Why you should consider using them instead of manual switches is increased operator safety as the control voltages can be low voltage DC but the major one is size/cost of switches on the control panel. The currents required by most of these are mA but can all switch Amps depending on size but as they are remote from the control panel generally space is a less important consideration.
CURRENT RATINGS
The Primary rating (Generally called AC1) of all three of these are typically for what is called a Resistive Load that is typical Lights, Heaters and most power supplies. There is other ratings (typically AC 3 or 4) which is generally for Motor start applications or high inrush current switching as a rough guide if you can't find this information it is in the order of 30-40% of the nominal rating.
So if you want to in our case use one of these options to control a typical 750W Blower on 110V-7A and on 220/240V-3.5A are the numbers but as it is a motor then we need to derate the contacts. So in the case of 110V we will need something in the order of a 20A+ device and a 10A+ rated device for 220/240V. This also to a large degree should be applied to manual switches for switching high current motors so don't push them to their limits expecting the contacts to last and keep switching.
CONTACTORS
While these are essentially a Relay they are generally referred to as Contactors in industry. Big ugly generally din rail mounted and designed for switching or isolating large currents including Induction motors. Typical current ratings for these are 16-50A at mains voltages. They will in almost all cases come with mains AC powered coils. Their applications for Laser use will typically be Emergency stops (refer to as yet unwritten thread) or switching a blower or shop compressor on or off remotely from your Laser front panel. Other than that they have no other real use cases in CO2 Lasers and generally the smaller Relays and SSR's are better suited in terms of price and ratings.
RELAYS
As shown is the photo just below is the most common style that will be used in Laser wiring. There is major cloning and in some cases inferior copies of Western products available on evilbay and Aliexpress so DO NOT push the contact ratings near the stated current limits. Not that you should have to as most applications are only a few hundred watts in the case of Air Pumps or Water Pumps so an 8-10A (most common) nominal relay will be fine on these duties. Typically most of them will also have two sets of contacts with a normally closed and a normally open set allowing complete isolation of the switched device from the power.
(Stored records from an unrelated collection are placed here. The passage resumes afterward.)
__global__ void __launch_bounds__(256) msa_compact_rows_kernel(int n, const int32_t *__restrict__ row_first,
                                                               const int32_t *__restrict__ win_len, const int64_t *__restrict__ ops_base,
                                                               uint16_t *__restrict__ ops_all, const int32_t *__restrict__ cand_flag,
                                                               const int32_t *__restrict__ row_dead, int32_t *__restrict__ row_map,
                                                               int32_t *__restrict__ rows_eff) {
    const int c = blockIdx.x;
    if (c >= n) return;
    const int g0 = row_first[c], R = row_first[c + 1] - g0;
    if (R <= 0) { if (threadIdx.x == 0) rows_eff[c] = 0; return; }
    if (cand_flag[c] != 2) {
        for (int r = threadIdx.x; r < R; r += 256) row_map[g0 + r] = g0 + r;
        if (threadIdx.x == 0) rows_eff[c] = R;
        return;
    }
    const int m = win_len[g0];
    uint16_t *ops = ops_all + ops_base[c];
    int k = 0;
    for (int r = 0; r < R; r++) {
        if (row_dead[g0 + r]) continue;
        if (k != r) for (int p = threadIdx.x; p <= m; p += 256) ops[(int64_t)k * (m + 1) + p] = ops[(int64_t)r * (m + 1) + p];
        if (threadIdx.x == 0) row_map[g0 + k] = g0 + r;
        k++;
// ... 10 lines not shown
__global__ void row_pad_scan_kernel(int64_t total_rows, const uint8_t *__restrict__ win, const int64_t *__restrict__ win_off,
                                    const int32_t *__restrict__ win_len, int32_t *__restrict__ len2, uint32_t *__restrict__ pads) {
    const int64_t g = (int64_t)blockIdx.x * blockDim.x + threadIdx.x;
    if (g >= total_rows) return;
    const uint8_t *b = win + win_off[g];
    const int n = win_len[g];
    int pf = 0, pb = 0;
    if (n > 0 && HITE_IS_ROW_PAD(b[0])) { pf = 1; while (pf < n && HITE_IS_ROW_PAD(b[pf])) pf++; }
    if (pf < n && HITE_IS_ROW_PAD(b[n - 1])) { pb = 1; while (pf + pb < n && HITE_IS_ROW_PAD(b[n - 1 - pb])) pb++; }
    len2[g] = n - pb;
    pads[g] = (uint32_t)pf | ((uint32_t)pb << 16);
}
__global__ void __launch_bounds__(256) ops_pad_fix_kernel(int n, const int32_t *__restrict__ row_first, const int32_t *__restrict__ win_len,
                                                          const int64_t *__restrict__ ops_base, uint16_t *__restrict__ ops_all,
                                                          const uint32_t *__restrict__ pads, const int32_t *__restrict__ row_map,
                                                          const int32_t *__restrict__ rows_eff, int32_t *__restrict__ len2) {
    const int c = blockIdx.x;
    if (c >= n) return;
    const int g0 = row_first[c];
    const int R = rows_eff ? rows_eff[c] : row_first[c + 1] - g0;
    if (R >= 1 && threadIdx.x == 0) len2[g0] = win_len[g0];
    if (R <= 1) return;
    const int m = win_len[g0];
    uint16_t *ops = ops_all + ops_base[c];
    const int lane = threadIdx.x & 63;
    for (int k = 1 + (int)(threadIdx.x >> 6); k < R; k += 4) {
        const int src = row_map ? row_map[g0 + k] : g0 + k;
        const uint32_t pd = pads[src];
        const int pf = (int)(pd & 0xffffu), pb = (int)(pd >> 16), hi = win_len[src] - pb;
        uint16_t *o = ops + (int64_t)k * (m + 1);
        if (lane == 0) o[-1] = (uint16_t)(0x8000u | (unsigned)pf);
        if (pf) {
            for (int base = 0; base < m; base += 64) {
// ... 23 lines not shown
    const size_t ops_bytes = ((size_t)ops_elems * 2 + 255) & ~(size_t)255;
    const size_t rows_bytes = ((size_t)total_rows * 4 + 255) & ~(size_t)255, cand_bytes = ((size_t)n * 4 + 255) & ~(size_t)255;
    void *opsb = nullptr;
    const size_t lay_bytes = d_new_cols ? (((size_t)ops_elems / 2 + 32768 + 16) * 4 + 255) & ~(size_t)255 : 0;
    int rc = hite_scratch2_reserve(ctx, ops_bytes + 2 * rows_bytes + 2 * cand_bytes + lay_bytes + 2 * rows_bytes + 256, &opsb);
    if (rc) return rc;
    uint8_t *base = (uint8_t *)opsb;
    int32_t *row_dead = (int32_t *)(base + ops_bytes), *row_map = (int32_t *)(base + ops_bytes + rows_bytes);
    int32_t *rows_eff = (int32_t *)(base + ops_bytes + 2 * rows_bytes), *cand_flag = (int32_t *)(base + ops_bytes + 2 * rows_bytes + cand_bytes);
    hipStream_t st = (hipStream_t)stream;
    HITE_CHECK(ctx, hipMemsetAsync(d_status, 0, (size_t)n * 4, st));
    HITE_CHECK(ctx, hipMemsetAsync(cand_flag, 0, (size_t)n * 4, st));
    int64_t before[8], after[8];
    rc = hite_align_stats(ctx, before, 0);
    if (rc) return rc;
    rc = hite_align_run(ctx, n, d_win, d_win_off, d_win_len, d_row_first, total_rows, d_ops_base, (uint16_t *)opsb, row_dead, cand_flag, d_info,
                        max_win_len > 1000 ? "_long" : "_short", st);
    if (rc) return rc;
    rc = hite_align_stats(ctx, after, 0);
    if (rc) return rc;
    const bool dropped = after[4] > before[4];
    int32_t *len2 = (int32_t *)(base + ops_bytes + 2 * rows_bytes + 2 * cand_bytes + lay_bytes);
    uint32_t *pads = (uint32_t *)((uint8_t *)len2 + rows_bytes);
    if (total_rows > 0)
        hipLaunchKernelGGL(row_pad_scan_kernel, dim3((unsigned)((total_rows + 255) / 256)), dim3(256), 0, st, total_rows, d_win, d_win_off, d_win_len,
                           len2, pads);
    ctx->d_msa_win_off = d_win_off; ctx->d_msa_win_len = len2; ctx->d_msa_pads = pads; ctx->msa_long = max_win_len > 1536; ctx->msa_max_len = max_win_len;
    MsaParams P;
    P.n = n; P.total_rows = total_rows; P.win = d_win; P.win_off = d_win_off; P.win_len = len2; P.row_first = d_row_first;
    P.ops_base = d_ops_base; P.ops = (uint16_t *)opsb; P.cols_out = d_cols_out; P.status = d_status;
    P.row_map = nullptr; P.rows_eff = nullptr; P.pads = pads;
    P.lay = d_new_cols ? (uint32_t *)(base + ops_bytes + 2 * rows_bytes + 2 * cand_bytes) : nullptr;
    ctx->d_msa_lay = P.lay;
    if (dropped) {
        hipLaunchKernelGGL(msa_compact_rows_kernel, dim3(n), dim3(256), 0, st, n, d_row_first, d_win_len, d_ops_base, (uint16_t *)opsb, cand_flag,
                           row_dead, row_map, rows_eff);
        P.row_map = row_map; P.rows_eff = rows_eff;
    }
    ctx->d_msa_row_map = P.row_map; ctx->d_msa_rows_eff = P.rows_eff;
    hipLaunchKernelGGL(ops_pad_fix_kernel, dim3(n), dim3(256), 0, st, n, d_row_first, d_win_len, d_ops_base, (uint16_t *)opsb, pads, P.row_map,
                       P.rows_eff, len2);
    if (d_rows_out) hipLaunchKernelGGL(msa_rows_out_kernel, dim3((n + 255) / 256), dim3(256), 0, st, n, d_row_first, P.rows_eff, d_rows_out);
    int tk;
    if (d_new_cols) {
        tk = hite_prof_begin(ctx, max_win_len > 1000 ? "star_layout_sparse_kernel_long" : "star_layout_sparse_kernel_short", st);
        hipLaunchKernelGGL(star_layout_sparse_kernel, dim3(n), dim3(256), 0, st, P, d_new_cols, d_last_extra);
    } else {
        tk = hite_prof_begin(ctx, "star_layout_kernel", st);
        hipLaunchKernelGGL(star_layout_kernel, dim3(n), dim3(256), 0, st, P);
    }
    hite_prof_end(ctx, tk, st);
    HITE_CHECK(ctx, hipGetLastError());
    return HITE_OK;
}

Coil Voltages! This is where this comes into play as the Ruida Controllers run 24V DC power so I would suggest that ALL relays you consider using have this coil rating. The photo above for example shows a Blue 30A Relay module but it's coil voltage is 5V, hook that up to a Ruida controller and you will cook the coil.
While there is no set standard for wiring or terminal connections in a lot of cases often the tops of the relays will include a somewhat difficult to read wiring diagram with terminal numbers on it. If you are old and poor of vision then get out the magnifying lens
While this my look like hieroglyphics to some the basics of it are terminal 13 and 14 in this case are the coil connections and the others are the switch contacts.** At this point also note in the picture below the circled symbol for a diode. This is required in the circuit EXTERNALLY to the relay coil, in particular where the controller is providing the voltage/signal to protect that device. When a coil/inductor is switched off it creates a strong reverse spike of voltage that can damage electronics so the diode connected in this configuration will block that spike. Suggested additional reading here https://www.4qd.co.uk/docs/catching-diode/
Use cases in Lasers is things like Air or Water Pumps, Lights and even Extraction Fans on smaller Lasers (refer to the current section above for derating with motors). Why you would do this is generally these are sub $10 devices and they allow much smaller $1-2 switches on the control panel. If 24V DC coils are used the control panel is much safer should you drop a Coffee over it (yes I have done similar). This is good sound industrial practice and not always used in the cheaper end of Chinese origin Lasers.
SSR or Solid State Relays
While I love using these rather than Relays as they can be driven off low voltage microcontrollers directly like the Arduino on 5 or even 3V DC they can be a little more fiddly than a relay and generally as they are a single channel device they don't offer the full isolation of what is being controlled unless you use a pair. Their use cases are much the same as Relays as is the rule of thumb for derating their current limits. As there is no coil there is no need for a diode across the contacts.
My Suggestion for Laser wiring would be to go with Relays instead!
This is a potted and very basic intro to these items, feel free to critique it below suggest additions or changes and I will tweak this post to suit.
The paired up 8A SSR's were just evilbay from memory or maybe Aliexpress. 
The real deal is a different matter they work great. That 40A is a spare for my Coffee Roasters Elements which run at 3.5kW on 240V or around 15A. The only reason for a 'spare' is the delay in getting one locally if needed. The original is eight years old and working fine still. The reason for an SSR here rather than a Relay is primarily that is is used for rapid switching of the load for power control and the points of a relay would wear out on that duty.